> **RECORDS FOR THIS TASK**
@@ -868,19 +897,47 @@
         }
         wave_sync();
         const unsigned long long mask = __ballot(pass);
-        if (pass) cand_list[ncand + __popcll(mask & ((1ull << lane) - 1ull))] = (cand_t)k;
+        const int ci = ncand + __popcll(mask & ((1ull << lane) - 1ull));
+        if (pass) cand_list[ci] = (cand_t)k;
+        if (parked && pass && ci < NN_PARKED) nn_park[ci] = nn_i;
         ncand += __popcll(mask);
         wave_sync();
     }
 
     if (unc_tol > 0.0 && __any(unsure)) return false;
     VBX_PHASE(work, f, 7);
+    VBX_STOP_AT(2);
     }
     if constexpr (STAGE == 1) { *io_ncand = ncand; return true; }
 
     const bool in_order = full != nullptr || kmax > ncand || f32;
+    double nn_kept = 0.0;
+    int n_kept = 0;
     if (!in_order) {
         const int per = (nblk + 63) >> 6;
+        constexpr int PER_REG = 4;
+        if (ONCE && per <= PER_REG) {
+            double bs[PER_REG];
+            double tot = 0.0;
+#pragma unroll
+            for (int q = 0; q < PER_REG; q++) {
+                const int j = lane * per + q;
+                const bool in = q < per && j < nblk;
+                bs[q] = in ? block_abs_sum(ys + PB * j) : 0.0;
+                if (in) tot += bs[q];
+            }
+            const double incl = wave_inclusive_scan(tot);
+            double run = incl - tot;
+            if (lane == 0) p16[0] = 0.0;
+#pragma unroll
+            for (int q = 0; q < PER_REG; q++) {
+                const int j = lane * per + q;
+                if (q < per && j < nblk) {
+                    run += bs[q];
+                    p16[j + 1] = run;
+                }
+            }
+        } else {
         double tot = 0.0;
         for (int q = 0; q < per; q++) {
             const int j = lane * per + q;
@@ -896,14 +953,18 @@
                 p16[j + 1] = run;
             }
         }
+        }
         wave_sync();
+        VBX_STOP_AT(3);
         const bool quad = ((ncand + 15) / 16) * 7 < ((ncand + 63) / 64) * 25;
         if (quad) {
             for (int base = 0; base < ncand; base += 16) {
                 const int c = base + (lane >> 2);
                 const bool have = c < ncand;
                 double freq = 0., nn = 0.;
-                if (have) cand_from_peak(ys, cand_list[c], sample_rate, offset, freq, nn, f32);
+                if (parked && base == 0) { if (have) nn = nn_park[c]; }
+                else if (have) cand_from_peak(ys, cand_list[c], sample_rate, offset, freq, nn, f32);
+                if (ONCE && base == 0) { nn_kept = nn; n_kept = (ncand < 16) ? ncand : 16; }
                 const double ub = first_eval_bound_quad(ys, p16, nblk, nvalid, ylen, offset, nx, nn, 1200, lane & 3, have);
                 const double kb = (ub <= 1.) ? ub : ((ub != ub) ? __builtin_inf() : ((ub == __builtin_inf()) ? ub : 1.));
                 if (have && (lane & 3) == 0) keys[c] = __double2float_ru(kb);
@@ -921,6 +982,7 @@
     }
 
     VBX_PHASE(work, f, 8);
+    VBX_STOP_AT(4);
     int st = 0;
     int kept = 0;
     double lf = 0.0, ls = 0.0;
@@ -946,7 +1008,8 @@
     int next_full = ncand - 1;
     unsigned nterms = 0, nevals = 0;
     int group_lanes = RG;
-    if (ncand <= GROUP_PATH_MIN_CAND && !(kmax >= VBX_EXP_GROUP_KMAX && ncand >= 4)) {
+    if (VBX_EXP_STOP == 6) { }
+    else if (ncand <= GROUP_PATH_MIN_CAND && !(kmax >= VBX_EXP_GROUP_KMAX && ncand >= 4)) {
         auto enter = [&](int c, double xmid, double ymid) __attribute__((always_inline)) {
             double xm, ym;
             {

> **PROMPT**
Above are the entries. Output exactly the lines beginning with the line that has "(ONCE && base" and ending with the line that has "VBX_PHASE(work, f, 8);".

> **EXERCISE RESPONSE**
+                if (ONCE && base == 0) { nn_kept = nn; n_kept = (ncand < 16) ? ncand : 16; }
                 const double ub = first_eval_bound_quad(ys, p16, nblk, nvalid, ylen, offset, nx, nn, 1200, lane & 3, have);
                 const double kb = (ub <= 1.) ? ub : ((ub != ub) ? __builtin_inf() : ((ub == __builtin_inf()) ? ub : 1.));
                 if (have && (lane & 3) == 0) keys[c] = __double2float_ru(kb);
@@ -921,6 +982,7 @@
     }
 
     VBX_PHASE(work, f, 8);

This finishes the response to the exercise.